Take each line below that has "struct" and copy it.

* **RECORDS TO PROCESS**
= = = = =
# davide-coccomini/MINTIME-Multi-Identity-size-iNvariant-TIMEsformer-for-Video-Deepfake-Detection

Hardware: AMD Instinct MI355X
Metric: clips/sec (8-frame, 2-identity, 224^2 crops) fwd+bwd (higher is better)
Workload: dtype f32; 1 GPU; config 3: EfficientNet-B0 + SizeInvariantTimeSformer(dim 512, depth 9, heads 8), B=32/GPU, 8 frames, 2 identities (identity-masked), 224x224 crops, random-init seeded weights (restored before every step), train-mode BN + drop-connect 0.2, step = fwd + BCE loss + bwd + SGD(lr .01, wd 1e-4); global_batch=32, frames=8, parallelism=dp1

## Files before the change

include/mintime_hip.h:

```cpp
#ifndef MINTIME_HIP_H
#define MINTIME_HIP_H
#include <stdint.h>
#ifdef __cplusplus
extern "C" {
#endif

#define MT_VERSION 123

int mt_version(void);
const char* mt_last_error(void);

int mt_set_deterministic(int on);
int mt_get_deterministic(void);
int mt_det_release(void* stream);
int mt_det_bn_sums(const float* x, const float* z, const float* mean_invstd, int64_t rows, int C, int mode, double* stats, void* stream);

typedef struct { int gin, gout, off; } mt_rowmap;

enum { MT_OP_NT = 0,
       MT_OP_NN = 1,
       MT_OP_TN = 2 };

enum { MT_PRO_NONE = 0, MT_PRO_BN_SWISH_GATE = 1, MT_PRO_BN_SWISH = 2, MT_PRO_AFFINE = 3,
       MT_PRO_BN_BWD = 4,
// ... 48 lines not shown

int mt_bn_bwd_apply_planes(const float* du, const float* z, const float* kabc, void* planes, int rows, int C, void* stream);

typedef struct {
  int op;
  int epilogue;
  int M, N, K;
  const void* a_planes;
  const void* b_planes;
  float* C; int64_t ldc;
  const float* bias;
  const float* R; int64_t ldr;
  float* C2; int64_t ldc2;
  int n_half;
  float* col_sum;
  void* c_planes;
  int split_k;
  void* sk_workspace;
  int64_t sk_workspace_bytes;
  double* stats; int stats_slots;
} mt_gemm_planes_desc;

int mt_gemm_planes(const mt_gemm_planes_desc* d, void* stream);

int mt_mul_planes(const float* x, const float* m, void* planes, float* out, int rows, int cols, void* stream);
int mt_mul_add(const float* y, const float* m, const float* r, float* out, int64_t n, void* stream);
int mt_geglu_bwd(const float* dh, const float* m, const float* u, void* du_planes, float* du, int rows, int n_half, void* stream);
int64_t mt_gemm_planes_workspace_bytes(void);
int mt_gemm_planes_set_persist(int blocks_per_cu);


int mt_layernorm_fwd(const float* x, const float* gamma, const float* beta, float* y, float* stats,
                     int rows, int dim, float eps, void* y_planes, void* stream);

int mt_embed_fwd(float* x, const float* cls, const float* pos_emb, const float* size_emb,
                 const int64_t* positions, const int32_t* sizes, int B, int F, int n, int dim, int pos_rows, int size_rows,
                 int* err_flag, void* stream);

int mt_attn_fwd(const float* qkv, float* out, float* cls_att, const uint8_t* mask, const uint8_t* ident,
                int B, int H, int F, int n, int mode, float scale, void* out_planes, void* stream);

int mt_head_fwd(const float* x, const float* gamma, const float* beta, const float* w, const float* bias,
                float* logits, int B, int N, int dim, int classes, float eps, void* stream);


int mt_stem_conv_fwd(const void* x, int x_is_u8, const float* w, float* z, double* stats, int slots, int N, int H, int W,
// ... 256 lines not shown
```

mintime-multi-identity-size-invariant-timesformer-for-video-deepfake-detection_amd/csrc/gemm_planes.hip:

```cpp
#include "../../include/mintime_hip.h"
#include "common.hpp"
#include "gemm_planes_launch.hpp"
#include "gemm_geometry.hpp"
#include "det.hpp"
#include <string.h>

using namespace mt;

namespace {

__device__ __forceinline__ void to_blk_block(const float* __restrict__ src, int64_t ld, int R, int C, const PlaneRef& o, int rb, int cb, int lane) {
  const int r = rb * 32 + (lane >> 1), c = cb * 16 + (lane & 1) * 8;
  float x[8] = {0.f, 0.f, 0.f, 0.f, 0.f, 0.f, 0.f, 0.f};
  if (r < R) {
    const float* s = src + (int64_t)r * ld + c;
    if (c + 8 <= C && ((ld & 3) == 0) && (((uintptr_t)src & 15) == 0)) {
      const float4 u = *reinterpret_cast<const float4*>(s), v = *reinterpret_cast<const float4*>(s + 4);
      x[0] = u.x; x[1] = u.y; x[2] = u.z; x[3] = u.w; x[4] = v.x; x[5] = v.y; x[6] = v.z; x[7] = v.w;
    } else {
#pragma unroll
      for (int e = 0; e < 8; ++e) if (c + e < C) x[e] = s[e];
    }
  }
  planes_store8(o, r, c, x);
// ... 89 lines not shown
  const int cb16 = (cols + 15) >> 4, rp = (rows + 31) & ~31;
  const PlaneRef o{reinterpret_cast<__bf16*>(planes), (int64_t)rp * cb16 * 16, cb16, rp};
  hipLaunchKernelGGL(split_planes_blk_kernel, dim3((cb16 + 3) / 4, rp / 32), dim3(256), 0, (hipStream_t)stream, src, ld, rows, cols, o);
  return check_launch("mt_split_planes_blk");
}

extern "C" int mt_bn_bwd_apply_planes(const float* du, const float* z, const float* kabc, void* planes, int rows, int C, void* stream) {
  if (!du || !z || !kabc || !planes || rows <= 0 || C <= 0) return fail(MT_ERR_ARG, "mt_bn_bwd_apply_planes: bad arguments");
  if ((C & 3) || (((uintptr_t)du | (uintptr_t)z | (uintptr_t)kabc | (uintptr_t)planes) & 15))
    return fail(MT_ERR_ARG, "mt_bn_bwd_apply_planes: C %% 4 == 0 and 16-byte alignment");
  const int cb16 = (C + 15) >> 4, rp = (rows + 31) & ~31;
  const PlaneRef o{reinterpret_cast<__bf16*>(planes), (int64_t)rp * cb16 * 16, cb16, rp};
  hipLaunchKernelGGL(bn_bwd_apply_planes_kernel, dim3((cb16 + 3) / 4, rp / 32), dim3(256), 0, (hipStream_t)stream, du, z, kabc, rows, C, o);
  return check_launch("mt_bn_bwd_apply_planes");
}

extern "C" int mt_split_planes_blk_multi(const void* items, int count, int64_t total_blocks, void* stream) {
  if (!items || count <= 0 || total_blocks <= 0) return fail(MT_ERR_ARG, "mt_split_planes_blk_multi: bad arguments");
  hipLaunchKernelGGL(split_planes_blk_multi_kernel, dim3((unsigned)((total_blocks + 3) / 4)), dim3(256), 0, (hipStream_t)stream,
                     reinterpret_cast<const SplitItem*>(items), count, total_blocks);
  return check_launch("mt_split_planes_blk_multi");
}
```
= = = = =
* **RESULT OF THE TASK**
typedef struct { int gin, gout, off; } mt_rowmap;
typedef struct {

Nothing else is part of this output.